In this page we showcase how to study the population of subhaloes within a single halo, with particular emphasis to the concept of subhalo hierarchy and subhalo parents.

Satellite peak mass function

Subhaloes that are in the same halo share the value of HostHaloId, allowing us to select satellite systems. Each satellite has an assigned hierarchical depth, which encodes how many connections away a subhalo is from the central. Subhaloes that have
Depth = 0 are centrals, Depth = 1 are satellites, Depth = 2 are satellites-of-satellites, etc

In the provided code, we show how to select satellite subhaloes that are in the same halo as the most massive subhalo at the last output of the simulation. We will use this information to plot the satellite peak mass function, which is further subdivided according to the Depth of satellites.

import sys
sys.path.append(f"{HBT_HERONS_PATH}/toolbox")
from HBTReader import HBTReader
import matplotlib.pyplot as plt

use_sorted_catalogues = True
catalogue = HBTReader(f"{SORTED_CATALOGUE_BASE_PATH if use_sorted_catalogues else RAW_CATALOGUE_BASE_PATH}",
                    sorted_catalogues=use_sorted_catalogues)

# Get the TrackId of the most massive subhalo. The reader loads the latest
# available snapshot by default and all subhalo properties.
subhaloes = catalogue.LoadSubhaloProperties()
TrackId_to_follow, HostHaloId = subhaloes["TrackId"][subhaloes["Mbound"].argmax()], subhaloes["HostHaloId"][subhaloes["Mbound"].argmax()]

# Select subhaloes in the halo, and remove the central (depth = 0)
subhaloes_in_halo = subhaloes[(subhaloes["HostHaloId"] == HostHaloId) & (subhaloes["Depth"] != 0)]

# Make the plot
fig, ax1 = plt.subplots(1)

# All satellites together
ax1.plot(np.sort(subhaloes_in_halo["LastMaxMass"])[::-1], np.arange(len(subhaloes_in_halo["LastMaxMass"])) + 1,
         label="All satellite subhaloes")

# Do it according to hierarchical depth
for depth_level in range(1, subhaloes_in_halo["Depth"].max() + 1):
    ax1.plot(np.sort(subhaloes_in_halo["LastMaxMass"][subhaloes_in_halo["Depth"] == depth_level])[::-1],
             np.arange(len(subhaloes_in_halo["LastMaxMass"][subhaloes_in_halo["Depth"] == depth_level])) + 1,
             label=f"Depth = {depth_level:d}  subhaloes")

ax1.set_yscale("log")
ax1.set_xscale("log")
ax1.set_xlabel(r"$M_{\rm peak} \; [\mathrm{M}_{\rm \odot}h^{-1}]$")
ax1.set_ylabel(r"$N(\geq M_{\rm peak})$")
ax1.legend()
plt.show()

Hierarchical connections

Every satellite subhalo has NestedParentTrackId != -1, which tells us the TrackId of the immediate parent subhalo of a satellite subhalo.

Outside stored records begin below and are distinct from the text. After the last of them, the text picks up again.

# thangvubk/SoftGroup

Measured on AMD Instinct MI355X. Metric: scans/sec ScanNet-v2-like inference (softgroup_scannet.yaml, full forward_test), higher is better.
Workload: dtype f32

## Files before the change

include/softgroup_hip.h:

```cpp
#ifndef SOFTGROUP_HIP_H
#define SOFTGROUP_HIP_H

#include <stddef.h>
#include <stdint.h>

#ifdef __cplusplus
extern "C" {
#endif

typedef void *sg_stream_t;

#define SG_OK 0
#define SG_ERR_ARG (-1)
#define SG_ERR_WORKSPACE (-2)
#define SG_ERR_LAUNCH (-3)
#define SG_ERR_UNSUPPORTED (-4)

#define SG_BALLQUERY_MAX_NEIGHBORS 1000
#define SG_OCTREE_NUM_NODES 585
#define SG_OCTREE_NUM_LEAVES 512
#define SG_LISTS_SORTED 1
#define SG_LISTS_RADIUS 2

int sg_version(void);
// ... 192 lines not shown
  const float *w2;
  const float *w_i;
} sg_unet_block;
typedef struct sg_unet_level {
  int planes, n_blocks;
  const sg_unet_block *blocks;
  const sg_unet_block *tail;
  const float *down_bn_scale, *down_bn_shift, *down_w;
  const float *up_bn_scale, *up_bn_shift, *up_w;
} sg_unet_level;
typedef struct sg_unet_desc {
  int n_levels;
  const sg_unet_level *levels;
  int input_cin;
  const float *input_w;
  const float *out_bn_scale, *out_bn_shift;
  int input_cin_packed;
  int arithmetic;
} sg_unet_desc;
size_t sg_unet_arena_bytes(const sg_unet_desc *desc, int num_rows);
int sg_unet_forward(const sg_unet_desc *desc, const float *feats, const int32_t *indices,
                    int num_rows, const int32_t *spatial_shape_host, float *out, void *arena,
                    size_t arena_bytes, sg_stream_t stream);

typedef struct sg_train_bn {
  const float *weight, *bias;
  float *running_mean, *running_var;
  float momentum, eps;
  float *g_weight, *g_bias;
} sg_train_bn;
typedef struct sg_train_conv {
  const float *w;
  float *g_w;
} sg_train_conv;
typedef struct sg_unet_train_block {
  int cin, cout;
  sg_train_bn bn1, bn2;
  sg_train_conv c1, c2, ci;
} sg_unet_train_block;
typedef struct sg_unet_train_level {
  int planes, n_blocks;
  const sg_unet_train_block *blocks, *tail;
  sg_train_bn down_bn, up_bn;
  sg_train_conv down, up;
} sg_unet_train_level;
typedef struct sg_unet_train_desc {
// ... 418 lines not shown
```

softgroup_amd/_lib.py:

```python
import ctypes as C
import os

_HERE = os.path.dirname(os.path.abspath(__file__))
LIB_PATH = os.path.join(_HERE, 'lib', os.environ.get('SG_LIB_NAME', 'libsoftgroup_hip.so'))

_lib = None

_vp, _i, _f, _i64, _sz, _d = C.c_void_p, C.c_int, C.c_float, C.c_int64, C.c_size_t, C.c_double
_pi32 = C.POINTER(C.c_int32)

SIGNATURES = {
    'sg_version': (_i, []),
    'sg_last_error': (C.c_char_p, []),
    'sg_device_info': (_i, [C.c_char_p, _i, C.POINTER(_i), C.POINTER(_i)]),
    'sg_stream_release': (_i, [_vp]),
    'sg_host_copy_2d': (_i, [_vp, _i64, _vp, _i64, _i64, _i64]),
    'sg_host_cast_f64_f32': (_i, [_vp, _vp, _i64]),
    'sg_host_fill_i64_strided': (_i, [_vp, _i64, _i64, _i64]),
    'sg_host_colmax_i64': (_i, [_vp, _i64, _i64, _vp]),
    'sg_stream_create': (_i, [_vp]),
    'sg_stream_create_priority': (_i, [_vp, _i]),
    'sg_stream_destroy': (_i, [_vp]),
    'sg_voxelize_idx_host': (_i, [_vp, _i, _i, _i, _vp, _pi32, _pi32]),
    'sg_voxelize_idx_fill_host': (_i, [_vp, _i, _i, _i, _vp, _i, _i, _vp, _vp]),
# ... 27 lines not shown
    'sg_get_mask_iou_on_pred': (_i, [_vp, _vp, _vp, _vp, _vp, _i, _i, _vp, _vp]),
    'sg_get_mask_label': (_i, [_vp, _vp, _vp, _vp, _vp, _i, _i, _f, _vp, _vp]),
    'sg_spconv_hash_workspace_bytes': (_sz, [_i]),
    'sg_spconv_subm_rulebook': (_i, [_vp, _i, _pi32, _vp, _vp, _sz, _vp]),
    'sg_spconv_pyramid_workspace_bytes': (_sz, [_i, _i]),
    'sg_spconv_pyramid_rows': (_i, [_vp, _i, _pi32, _i, _vp, _vp, _sz, _vp]),
    'sg_spconv_pyramid_build_workspace_bytes': (_sz, [_vp, _i]),
    'sg_spconv_pyramid_build': (_i, [_vp, _i, _pi32, _i, _vp, _vp, _sz, _vp, _sz, _vp]),
    'sg_spconv_down_build': (_i, [_vp, _i, _pi32, _vp, _vp, _vp, _sz, _vp]),
    'sg_spconv_down_fill': (_i, [_vp, _i, _vp, _i, _vp, _vp, _vp, _sz, _vp]),
    'sg_spconv_inverse_rulebook': (_i, [_vp, _vp, _i, _vp, _vp]),
    'sg_spconv_plan_workspace_bytes': (_sz, [_i]),
    'sg_spconv_plan': (_i, [_vp, _i, _i, _vp, _vp, _vp, _vp, _sz, _vp]),
    'sg_spconv_set_arithmetic': (_i, [_i]),
    'sg_spconv_set_combine': (_i, [_i]),
    'sg_spconv_set_chain': (_i, [_i]),
    'sg_grouping_set_lanes': (_i, [_i]),
    'sg_spconv_chain_stats': (_i, [_vp, _vp]),
    'sg_spconv_profile': (_i, [_i]),
    'sg_spconv_profile_read': (_i, [_vp, _vp]),
    'sg_spconv_profile_detail': (_i, [_vp, _vp, _i, _vp]),
    'sg_unet_arena_bytes': (_sz, [_vp, _i]),
    'sg_unet_forward': (_i, [_vp, _vp, _vp, _i, _vp, _vp, _vp, _sz, _vp]),
    'sg_unet_train_arena_hint': (_sz, [_vp, _i]),
    'sg_unet_train_forward': (_i, [_vp, _vp, _vp, _i, _vp, _vp, _vp, _sz, _vp, _vp, _vp]),
    'sg_unet_train_backward': (_i, [_vp, _vp, _vp, _vp]),
    'sg_unet_train_release': (None, [_vp]),
    'sg_pointwise_heads': (_i, [_vp, _vp, _i, _i, _i, _vp, _vp, _vp, _vp, _vp, _vp, _vp]),
    'sg_spconv_packed_weight_elems': (_sz, [_i, _i, _i]),
    'sg_spconv_pack_weight': (_i, [_vp, _i, _i, _i, _i, _vp, _vp]),
    'sg_spconv_conv_workspace_bytes': (_sz, [_i, _i]),
    'sg_spconv_gather_conv_f32': (_i, [_vp, _i, _vp, _i, _i, _i, _i, _vp, _vp, _vp, _vp, _vp, _vp,
                                       _vp, _vp, _vp, _vp, _vp, _vp, _sz, _vp]),
    'sg_spconv_packed_weight_elems_bf16': (_sz, [_i, _i, _i]),
    'sg_spconv_pack_weight_bf16': (_i, [_vp, _i, _i, _i, _i, _vp, _vp]),
    'sg_spconv_conv_bf16_workspace_bytes': (_sz, [_i, _i]),
    'sg_spconv_gather_conv_bf16': (_i, [_vp, _i, _vp, _i, _i, _i, _i, _vp, _vp, _vp, _vp, _vp, _vp, _sz,
                                        _vp]),
    'sg_spconv_transpose_table': (_i, [_vp, _i, _i, _vp, _vp]),
    'sg_spconv_wgrad_workspace_bytes': (_sz, [_i, _i, _i, _i]),
    'sg_spconv_wgrad': (_i, [_vp, _i, _vp, _i, _vp, _i, _i, _i, _i, _vp, _vp, _sz, _vp]),
    'sg_instance_npoint': (_i, [_vp, _vp, _i64, _i, _i, _f, _i, _vp, _vp]),
    'sg_instance_runs_workspace_bytes': (_sz, [_i, _i]),
    'sg_instance_runs': (_i, [_vp, _vp, _i64, _i, _i, _f, _vp, _i, _i, _i, _vp, _vp, _vp, _i64, _vp, _sz, _vp]),
    'sg_rle_format_bound': (_i64, [_i64, _i]),
    'sg_rle_format_host': (_i, [_vp, _vp, _vp, _i, _vp, _i64, _vp]),
# ... 150 lines not shown
```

In other words, the NestedParentTrackId tells us which Depth = D subhalo is the parent of a subhalo of
Depth = D + 1. Note that the value of NestedParentTrackId reflects whether a previously-associated collection of subhaloes were accreted at the same time by a halo, but the subhalo systems may be far apart due to post-infall orbital scattering.

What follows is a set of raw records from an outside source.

int launch_comm_grad(const float* dz, int lddz, const float* msg, int ldmsg, const float* w, int ldw, int na, int nb,
                     int steps, int n2, int n, float* part, float* out, hipStream_t st) {
    if (!comm_grad_supported(na, n, n2, ldw) || n2 > lddz || n > ldmsg || nb < 1 || steps < 1) {
        set_error("mixing-matrix gradient: %d agents, %d x %d decoder weight outside the kernel's range (<= %d agents, "
                  "%zu bytes of LDS)", na, n2, n, comm_grad_max_agents(), kCommGradMaxLds);
        return MARL_ELIMIT;
    }
    const size_t lds = comm_grad_lds(na, n, n2, ldw).total * sizeof(float);
    if (lds > 64 * 1024)
        MARL_HIP_CHECK(hipFuncSetAttribute(reinterpret_cast<const void*>(comm_grad_kernel),
                                           hipFuncAttributeMaxDynamicSharedMemorySize, (int)kCommGradMaxLds));
    const int64_t pairs = (int64_t)steps * nb;
    int per = 1;
    const int blocks = comm_grad_blocks(pairs, &per);
    hipLaunchKernelGGL(comm_grad_kernel, dim3((unsigned)blocks), dim3(kCommGradThreads), lds, st, dz, lddz, msg, ldmsg,
                       w, ldw, na, nb, n2, n, pairs, per, part);
    MARL_LAUNCH_CHECK();
    hipLaunchKernelGGL(comm_grad_sum_kernel, dim3((unsigned)cdiv(na * na, kCommSumEntries)), dim3(kCommGradThreads), 0, st,
                       part, blocks, na * na, out);
    MARL_LAUNCH_CHECK();
    return MARL_OK;
}

__global__ void pos_embed_fwd_kernel(const int32_t* __restrict__ pos,
                                     const float* __restrict__ npos_in, int H, int W_,
                                     const float* __restrict__ W, const float* __restrict__ b,
                                     const float* __restrict__ gamma,
                                     const float* __restrict__ beta, float* __restrict__ npos4,
                                     float* __restrict__ z, int ldz, float* __restrict__ stats,
                                     float* __restrict__ out, int ldo, int64_t rows, int nd) {
    const int64_t r = (int64_t)blockIdx.x * blockDim.x + threadIdx.x;
    if (r >= rows) return;
    const float p0 = npos_in ? npos_in[r * 2] : (float)pos[r * 2] / (float)H;
    const float p1 = npos_in ? npos_in[r * 2 + 1] : (float)pos[r * 2 + 1] / (float)W_;
    if (npos4) {
        npos4[r * 4] = p0;
        npos4[r * 4 + 1] = p1;
    }
    float* zr = z + r * ldz;
    float s = 0.f;
    for (int j = 0; j < nd; ++j) {
        const float v = b[j] + p0 * W[4 * j] + p1 * W[4 * j + 1];
        zr[j] = v;
        s += v;
    }
    const float mean = s / (float)nd;
    float q = 0.f;
    for (int j = 0; j < nd; ++j) {
        const float d = zr[j] - mean;
        q += d * d;
    }
    const float rstd = 1.0f / sqrtf(q / (float)nd + 1e-5f);
    if (stats) {
        stats[r * 2] = mean;
        stats[r * 2 + 1] = rstd;
    }
    float* orow = out + r * ldo;
    for (int j = 0; j < nd; ++j) orow[j] = silu_f((zr[j] - mean) * rstd * gamma[j] + beta[j]);
}

int launch_pos_embed_fwd(const int32_t* pos, const float* npos_in, int h, int w, const float* W,
                         const float* b, const float* gamma, const float* beta, float* npos4,
                         float* z, int ldz, float* stats, float* out, int ldo, int64_t rows, int nd,
                         hipStream_t st) {
    hipLaunchKernelGGL(pos_embed_fwd_kernel, dim3((unsigned)cdiv(rows, 128)), dim3(128), 0, st, pos,
                       npos_in, h, w, W, b, gamma, beta, npos4, z, ldz, stats, out, ldo, rows, nd);
    MARL_LAUNCH_CHECK();
    return MARL_OK;
}

__global__ void lstm_cell_bwd_kernel(const LstmBwdBatch B) {
    if (B.vec4)
        lstm_cell_bwd_elem4(B.a[blockIdx.y], B.rows, (int64_t)blockIdx.x * blockDim.x + threadIdx.x);
    else
        lstm_cell_bwd_elem(B.a[blockIdx.y], B.rows, (int64_t)blockIdx.x * blockDim.x + threadIdx.x);
}

int launch_lstm_cell_bwd_batch(LstmBwdBatch& b, int count, hipStream_t st) {
    int nmax = 0;
    b.vec4 = 1;
    for (int i = 0; i < count; ++i) {
        nmax = b.a[i].n > nmax ? b.a[i].n : nmax;
        if (!lstm_bwd_vec4_ok(b.a[i])) b.vec4 = 0;
    }
    if (!b.vec4)
        for (int i = 0; i < count; ++i)
            if (b.a[i].g3) {
                set_error("lstm_cell_bwd: the gate-gradient image needs the 4-wide form");
                return MARL_EINVAL;
            }
    hipLaunchKernelGGL(lstm_cell_bwd_kernel, dim3((unsigned)cdiv(b.rows * (b.vec4 ? nmax / 4 : nmax), 256), (unsigned)count),
                       dim3(256), 0, st, b);
    MARL_LAUNCH_CHECK();
    return MARL_OK;
}

int launch_lstm_cell_bwd(const float* dh, int lddh, float* dc, int lddc, float* gates, int ldg,
                         const float* c_prev, const float* c_new, int ldc, int64_t rows, int n,
                         hipStream_t st) {
    LstmBwdBatch b{};
    b.a[0] = LstmBwdArgs{dh, dc, gates, c_prev, c_new, lddh, lddc, ldg, ldc, n, nullptr, 0, 0, 0};
    b.rows = rows;
    return launch_lstm_cell_bwd_batch(b, 1, st);
}

int launch_lstm_cell_bwd2(const float* dh0, int lddh0, float* dc0, int lddc0, float* gates0,
                          int ldg0, const float* cp0, const float* cn0, int ldc0, int n0,
                          const float* dh1, int lddh1, float* dc1, int lddc1, float* gates1,
                          int ldg1, const float* cp1, const float* cn1, int ldc1, int n1,
                          int64_t rows, hipStream_t st) {
    LstmBwdBatch b{};
    b.a[0] = LstmBwdArgs{dh0, dc0, gates0, cp0, cn0, lddh0, lddc0, ldg0, ldc0, n0, nullptr, 0, 0, 0};
    b.a[1] = LstmBwdArgs{dh1, dc1, gates1, cp1, cn1, lddh1, lddc1, ldg1, ldc1, n1, nullptr, 0, 0, 0};
    b.rows = rows;
    return launch_lstm_cell_bwd_batch(b, 2, st);
}

template <int MAXA>
__global__ __launch_bounds__(256) void sample_kernel(const SampleArgs A) {
    const int lane = threadIdx.x & 63;
    const int r = blockIdx.x * 4 + (threadIdx.x >> 6);
    if (r >= A.R) return;
    float p[MAXA];
    SamplePre<MAXA> S;
    sample_prefetch<MAXA>(A, r, lane, S);
    sample_row_logits<MAXA>(A, r, p, lane);
    sample_finish<MAXA>(A, r, p, lane, S);
}

int launch_sample(const SampleArgs& a, hipStream_t st) {
    if (a.nA > MARL_MAX_ACTIONS) return MARL_ELIMIT;
    if (a.nA <= 4)
        hipLaunchKernelGGL(sample_kernel<4>, dim3((unsigned)cdiv(a.R, 4)), dim3(256), 0, st, a);
    else
        hipLaunchKernelGGL(sample_kernel<MARL_MAX_ACTIONS>, dim3((unsigned)cdiv(a.R, 4)), dim3(256), 0, st, a);
    MARL_LAUNCH_CHECK();
    return MARL_OK;
}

In the following code, we plot the spatial position all subhaloes in the halo that contains the most massive subhalo at the last output of the simulation. We draw connections between subhaloes following the value of NestedParentTrackId to indicate connections between subhaloes.

Warning

We have not taken into account periodic boundary conditions when plotting the positions of subhaloes.

import sys
sys.path.append(f"{HBT_HERONS_PATH}/toolbox")
from HBTReader import HBTReader
import matplotlib.pyplot as plt

use_sorted_catalogues = True
catalogue = HBTReader(f"{SORTED_CATALOGUE_BASE_PATH if use_sorted_catalogues else RAW_CATALOGUE_BASE_PATH}",
                    sorted_catalogues=use_sorted_catalogues)

# Required unit information
mass_units = catalogue.GetMassUnits_Msunh()
length_units = catalogue.GetLengthUnits_Mpch()

# The reader loads the latest available snapshot by default and all subhalo properties.
subhaloes = catalogue.LoadSubhaloProperties()

# Load current and peak bound masses of all subhaloes in the simulation
Mbound = subhaloes["Mbound"] * mass_units
Mpeak  = subhaloes["LastMaxMass"] * mass_units

# Load the positions of subhaloes
Centres = subhaloes["ComovingMostBoundPosition"] * length_units

# Information relating to subhalo hierarchy
Depth  = subhaloes["Depth"]
ParentTrackId = subhaloes["NestedParentTrackId"]

# Select the most massive subhalo in the box and its host halo
TargetTrackId = Mbound.argmax()
HostHaloId = subhaloes["HostHaloId"][TargetTrackId]

# Select all subhaloes that share the same host halo (including central)
subhaloes_in_halo = subhaloes["HostHaloId"] == HostHaloId

# Information needed about the subhaloes in this halo
TrackId_subhaloes_in_halo = subhaloes["TrackId"][subhaloes_in_halo]
Mpeak_subhaloes_in_halo = Mpeak[subhaloes_in_halo]
Depth_subhaloes_in_halo = Depth[subhaloes_in_halo]
ParentTrackId_subhaloes_in_halo = ParentTrackId[subhaloes_in_halo]
CentreSatellites = Centres[subhaloes_in_halo]

# Make the plot
fig, ax1 = plt.subplots(1)

ax1.scatter(CentreSatellites[:,0],CentreSatellites[:,1],
            lw=0.3, s=0.01 * Mpeak_subhaloes_in_halo**(1/3), edgecolor='k',c=Depth_subhaloes_in_halo / Depth_subhaloes_in_halo.max(),alpha=0.7)

# Now connect the subhaloes according to hierarchy
for (current_track_id, parent) in zip(TrackId_subhaloes_in_halo,ParentTrackId_subhaloes_in_halo):
    if parent == -1:
        continue
    ax1.plot([CentreSatellites[TrackId_subhaloes_in_halo == current_track_id][0][0],
              CentreSatellites[TrackId_subhaloes_in_halo == parent][0][0]],
             [CentreSatellites[TrackId_subhaloes_in_halo == current_track_id][0][1],
              CentreSatellites[TrackId_subhaloes_in_halo == parent][0][1]],
                lw=0.05,color='k')

ax1.set_xlabel(r"$x \; [\mathrm{Mpc}h^{-1}]$")
ax1.set_ylabel(r"$y \; [\mathrm{Mpc}h^{-1}]$")

plt.show()